[Opening Extracted information section]

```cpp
#ifdef SGDNET_PHASE_TIMING
  unsigned long long ph_t = 0;
  if (d.dbg && tid == 0) d.dbg[(size_t)blockIdx.x * 16 + 14] = ph_t = phase_stamp();
#define FPH(slot)                                                 \
  do {                                                            \
    if (d.dbg && tid == 0) {                                      \
      const unsigned long long now = phase_stamp();               \
      d.dbg[(size_t)blockIdx.x * 16 + (slot)] += now - ph_t;      \
      d.dbg[(size_t)blockIdx.x * 16 + 15] = ph_t = now;           \
    }                                                             \
  } while (0)
#else
#define FPH(slot) ((void)0)
#endif
  if (tid == 0) {
    const unsigned xcc = __builtin_amdgcn_s_getreg((3 << 11) | 20) & 15u;
    __hip_atomic_fetch_or(sync + (kSyncXcd + v) * kSyncLine, 1u << xcc, __ATOMIC_RELAXED, __HIP_MEMORY_SCOPE_AGENT);
    asm volatile("s_waitcnt vmcnt(0)" ::: "memory");
    __hip_atomic_fetch_add(sync + kSyncStart * kSyncLine, 1u, __ATOMIC_RELAXED, __HIP_MEMORY_SCOPE_AGENT);
    sh_ok = fused_start(sync, lamp, (unsigned)(V * S)) ? 1 : 0;
    if (sh_ok) {
      const unsigned mask = sync_load(sync, kSyncXcd + v);
      sh_ok = (mask & (mask - 1u)) == 0u ? 3 : 1;
    }
  }
  for (int64_t i = tid; i < P2; i += kLdsBlock) D2[i] = f64x2_t{0.0, 0.0};
  __syncthreads();
  bool done = false;
  bool alive = sh_ok != 0;
  unsigned col_base = 0u;
  if (kPeers) {
    int merges = 0;
    for (int r = 0; r < nb; ++r) merges += (r + 1 == nb || (r + 1) % every == 0) ? 1 : 0;
    col_base = sync_load(sync, kSyncSeq) * (unsigned)merges;
  }
  const bool local = (sh_ok & 2) != 0 && d.vs_xcd_local != 0;
  int mi = 0;
  uint32_t s_first = 0u, s_second = 0u;
  if (alive) {
    const int m0 = (int)(dps < m_full ? dps : m_full);
    if (raw_words) {
      uint32_t x0[kC];
      conv_load(0, m0, x0);
      conv_store(0, m0, x0);
      asm volatile("s_waitcnt vmcnt(0)" ::: "memory");
      __syncthreads();
    }
    K1Compact nx;
    nx.begin(d, stream_v, m0, wi, S, &ticket_counter);
    s_first = nx.s_cur;
    s_second = nx.s_nxt;
  }
  for (int r = 0; alive && r < nb; ++r) {
    const int64_t t0 = (int64_t)r * m_full;
    const int m = (int)(dps - t0 < m_full ? dps - t0 : m_full);
    const bool tail = m != m_full;
    const bool last = r + 1 == nb;
    const bool merge_due = last || (r + 1) % every == 0;

    if (tid == 0) ticket_counter = K1Compact::static_tickets();
    K1Compact cg;
    cg.init(d, stream_v + t0, m, wi, S, &ticket_counter);
    cg.s_cur = s_first;
    cg.s_nxt = s_second;
    cg.tag_first();
    int ts = threadIdx.x;
    asm volatile("" : "+v"(ts));
    double cw = 0.0, bv = 0.0;
    if ((ts >> 6) == 0) {
      if (std_x && r > 0)
        for (int k = ts & 63; k < S; k += 64) cw += ld_sc1(cwp + v * kFusedMaxBps + k);
      bv = r == 0 ? d.b[0] : ld_sc1(d.vb + v);
    }
    {
      constexpr int kStage = 8;
      for (int64_t i0 = ts; i0 < P2; i0 += (int64_t)kLdsBlock * kStage) {
        f64x2_t t[kStage];
#pragma unroll
        for (int q = 0; q < kStage; ++q) {
          const int64_t i = i0 + (int64_t)q * kLdsBlock;
          t[q] = f64x2_t{0.0, 0.0};
          if (i < P2) t[q] = r == 0 ? reinterpret_cast<const f64x2_t*>(d.w)[i] : ld2_sc1(rs_w, (uint32_t)(i * 16));
        }
#pragma unroll
        for (int q = 0; q < kStage; ++q) {
          const int64_t i = i0 + (int64_t)q * kLdsBlock;
          if (i < P2) W2[i] = t[q];
        }
      }
    }
    if ((ts >> 6) == 0) {
      cw = wave_sum(cw);
      if ((ts & 63) == 0) sh_val[0] = bv - cw;
    }
    __syncthreads();
    if (r == 0 && std_x) {
      double a = 0.0;
      for (int64_t j = ts; j < p; j += kLdsBlock) a += d.c[j] * Wl[j];
      a = fused_block_sum(a, sh_red);
      if (ts == 0) sh_val[0] -= a;
      __syncthreads();
    }
    const double b0 = sh_val[0];
    FPH(0);

    const double gct = cg.run(d, b0, Wl, Dl);
    __syncthreads();
    FPH(1);
    int tq = threadIdx.x;
    asm volatile("" : "+v"(tq));
    const int lane = tq & 63, wave = tq >> 6;
    const int64_t t0n = t0 + m_full;
    const int mn = (int)(dps - t0n < m_full ? dps - t0n : m_full);
    uint32_t xraw[kC];
    const bool conv_next = !last && raw_words;

    {
      const uint32_t base = (uint32_t)(((int64_t)blockIdx.x * p) * 8);
      for (int64_t i = tq; i < P2; i += kLdsBlock) {
        st2_shard(D2[i], rs_slab, base + (uint32_t)(i * 16), local);
        D2[i] = f64x2_t{0.0, 0.0};
      }
      const double t = wave_sum(gct);
      if (lane == 0) sh_red[wave] = t;
      __syncthreads();
      if (tq == 0) {
        double tot = 0.0;
        for (int wv = 0; wv < kLdsBlock / 64; ++wv) tot += sh_red[wv];
        st_shard(d.vd0 + blockIdx.x, tot, local);
      }
    }
    fused_arrive(sync, kSyncCnt1 + v);
    FPH(2);
    if (conv_next) conv_load(t0n, mn, xraw);
    const bool upd = tq < jn;
    const bool icpt = wi == 0 && tq == jn;
    const bool act = upd || icpt;
    const int64_t j = j0 + tq;
    const int64_t oa = upd ? j : 2 * p, ob = upd ? p + j : 2 * p + 1;
    double* const rep_a = upd ? vGv + j : d.vgb + v;
    double* const rep_b = upd ? vwv + j : d.vb + v;
    const double* const own_a = upd ? d.G + j : d.gb;
    const double* const own_b = upd ? d.w + j : d.b;
    double a_old = 0.0, b_old = 0.0, c_own = 0.0, ra = 0.0, rb = 0.0;
    if (act) {
      a_old = r == 0 ? *own_a : ld_sc1(rep_a);
      b_old = r == 0 ? *own_b : ld_sc1(rep_b);
      if (std_x && upd) c_own = d.c[j];
      if (merge_due) {
        ra = mi == 0 ? *own_a : ld_sc1(refv + oa);
        rb = mi == 0 ? *own_b : ld_sc1(refv + ob);
      }
    }
    if (tq == 0) sh_ok = fused_poll(sync, kSyncCnt1 + v, (unsigned)S * (unsigned)(r + 1), lamp) ? 1 : 0;
    __syncthreads();
    if (!sh_ok) break;
    FPH(3);
    if (conv_next) conv_store(t0n, mn, xraw);

    {
      double gsum = 0.0;
      if (wave == kLdsBlock / 64 - 1)
        for (int k = lane; k < S; k += 64) gsum += ld_sc1(d.vd0 + k * V + v);
      f64x2_t acc[kFusedChunks];
#pragma unroll
      for (int c = 0; c < kFusedChunks; ++c) acc[c] = f64x2_t{0.0, 0.0};
      for (int k = wave; k < S; k += 2 * (kLdsBlock / 64)) {
        const bool two = k + kLdsBlock / 64 < S;
        const uint32_t o0 = (uint32_t)((((int64_t)(k * V + v)) * p + j0) * 8);
        const uint32_t o1 = (uint32_t)((((int64_t)((k + kLdsBlock / 64) * V + v)) * p + j0) * 8);
        f64x2_t a0[kFusedChunks], a1[kFusedChunks];
#pragma unroll
        for (int c = 0; c < kFusedChunks; ++c) {
          const int pi = c * 64 + lane;
          a0[c] = a1[c] = f64x2_t{0.0, 0.0};
          if (2 * pi < jn) {
            a0[c] = ld2_sc1(rs_slab, o0 + (uint32_t)(pi * 16));
            if (two) a1[c] = ld2_sc1(rs_slab, o1 + (uint32_t)(pi * 16));
          }
        }
#pragma unroll
        for (int c = 0; c < kFusedChunks; ++c) {
          acc[c] += a0[c];
          acc[c] += a1[c];
        }
      }
#pragma unroll
      for (int c = 0; c < kFusedChunks; ++c) {
        const int pi = c * 64 + lane;
        if (2 * pi < F) reinterpret_cast<f64x2_t*>(Wl + (int64_t)wave * F)[pi] = acc[c];
      }
      if (wave == kLdsBlock / 64 - 1) {
        gsum = wave_sum(gsum);
        if (lane == 0) sh_val[1] = gsum;
      }
    }
    __syncthreads();
    double a_new = a_old, b_new = b_old;
    {
      const double d0 = sh_val[1];
      const double n_d = sh_par[6], gamma = sh_par[0];
      if (upd) {
        double dj = 0.0;
#pragma unroll
        for (int wv = 0; wv < kLdsBlock / 64; ++wv) dj += Wl[(int64_t)wv * F + tq];
        if (std_x) dj -= c_own * d0;
        const double beta = sh_par[1];
        const double r_m = tail ? sh_par[4] : sh_par[2], ls_m = tail ? sh_par[5] : sh_par[3];
        const double val = r_m * b_old - (gamma * ls_m) * a_old - gamma * dj;
        const double tau = beta * gamma * ls_m;
        b_new = val;
// ... 36 lines not shown
        sh_ok = fused_poll(d.vcol, wi, (unsigned)(NP * V) * (col_base + (unsigned)(mi + 1)), lamp, PR != nullptr, sync) ? 1 : 0;
      __syncthreads();
      if (!sh_ok) break;
      double ma = ra, mb = rb;
      const double tot_all = PR ? PR->tot_size : sh_par[8];
      for (int q = 0; q < NP; ++q) {
        const double* pub0 = (PR ? PR->pub[q] : d.vpub) + (int64_t)((mi & 1) * V) * L;
        double xa[8], xb[8];
#pragma unroll
        for (int u = 0; u < 8; ++u) {
          xa[u] = xb[u] = 0.0;
          if (u < V && act) {
            xa[u] = PR ? ld_sys(pub0 + (int64_t)u * L + oa) : ld_sc1(pub0 + (int64_t)u * L + oa);
            xb[u] = PR ? ld_sys(pub0 + (int64_t)u * L + ob) : ld_sc1(pub0 + (int64_t)u * L + ob);
          }
        }
#pragma unroll
        for (int u = 0; u < 8; ++u) {
          if (u < V) {
            const double wt = (PR ? PR->vsize[q][u] : d.v_size[u]) / tot_all;
            ma += wt * (xa[u] - ra);
            mb += wt * (xb[u] - rb);
          }
        }
      }
      if (act) {
        a_new = ma;
        b_new = mb;
        st_sc1(refv + oa, ma);
        st_sc1(refv + ob, mb);
        if (last && v == 0) {
          *const_cast<double*>(own_a) = ma;
          *const_cast<double*>(own_b) = mb;
        }
      }
      ++mi;
      FPH(5);
    }
    if (act) {
      st_shard(rep_a, a_new, local);
      st_shard(rep_b, b_new, local);
    }
    if (std_x) {
      const double a = fused_block_sum(upd ? c_own * b_new : 0.0, sh_red);
      if (tq == 0) st_shard(cwp + v * kFusedMaxBps + wi, a, local);
    }
    if (last) {
      done = true;
      break;
    }
    fused_arrive(sync, kSyncCnt2 + v);
    FPH(6);
    {
      K1Compact nx;
      nx.begin(d, stream_v + t0n, mn, wi, S, &ticket_counter);
      s_first = nx.s_cur;
      s_second = nx.s_nxt;
    }
    if (tq == 0) sh_ok = fused_poll(sync, kSyncCnt2 + v, (unsigned)S * (unsigned)(r + 1), lamp) ? 1 : 0;
    __syncthreads();
    if (!sh_ok) break;
    FPH(7);
  }

  fused_leave(d, lamp, nb, done);
}

__global__ __launch_bounds__(kBlock) void saga_convergence_kernel(SagaDev d, LamParams* lamp) {
  const int64_t len = (int64_t)d.K * d.p;
  double max_change = 0.0, max_size = 0.0;
  for (int64_t i = (int64_t)blockIdx.x * kBlock + threadIdx.x; i < len; i += (int64_t)gridDim.x * kBlock) {
    const double v = d.w[i];
    max_change = fmax(max_change, fabs(v - d.w_prev[i]));
    max_size = fmax(max_size, fabs(v));
    d.w_prev[i] = v;
  }
  max_change = wave_max(max_change);
  max_size = wave_max(max_size);
  if ((threadIdx.x & 63) == 0) {
    atomic_max_bits(&lamp->max_change_bits, max_change);
    atomic_max_bits(&lamp->max_size_bits, max_size);
  }
}

template <bool kSparse>
__global__ __launch_bounds__(kBlock) void saga_loss_kernel(SagaDev d, LamParams* lamp) {
  extern __shared__ __attribute__((aligned(16))) char smem[];
  double* lps = reinterpret_cast<double*>(smem);
  const int K = d.K;
  const int gl = threadIdx.x & (kGroup - 1);
  const int gib = threadIdx.x / kGroup;
  const int64_t group = ((int64_t)blockIdx.x * kBlock + threadIdx.x) / kGroup;
  const int64_t ngroups = (int64_t)gridDim.x * (kBlock / kGroup);
  double* lp = lps + (size_t)gib * K;
  double* cw = lps + (size_t)(kBlock / kGroup) * K;
  if (kSparse && d.standardize) {
    __shared__ double red[kBlock / 64];
    for (int k = 0; k < K; ++k) {
      double a = 0.0;
      for (int64_t j = threadIdx.x; j < d.p; j += kBlock) a += d.w[k + j * K] * d.c[j];
      a = wave_sum(a);
      if ((threadIdx.x & 63) == 0) red[threadIdx.x >> 6] = a;
      __syncthreads();
      if (threadIdx.x == 0) {
        double t = 0.0;
        for (int wv = 0; wv < kBlock / 64; ++wv) t += red[wv];
        cw[k] = t;
// ... 1031 lines not shown
```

[Closing Extracted information section]

#### [Task prompt]
Lines containing the word "SagaDev" are to be located in the entries and copied.

#### [Finished exercise]
__global__ __launch_bounds__(kBlock) void saga_convergence_kernel(SagaDev d, LamParams* lamp) {
__global__ __launch_bounds__(kBlock) void saga_loss_kernel(SagaDev d, LamParams* lamp) {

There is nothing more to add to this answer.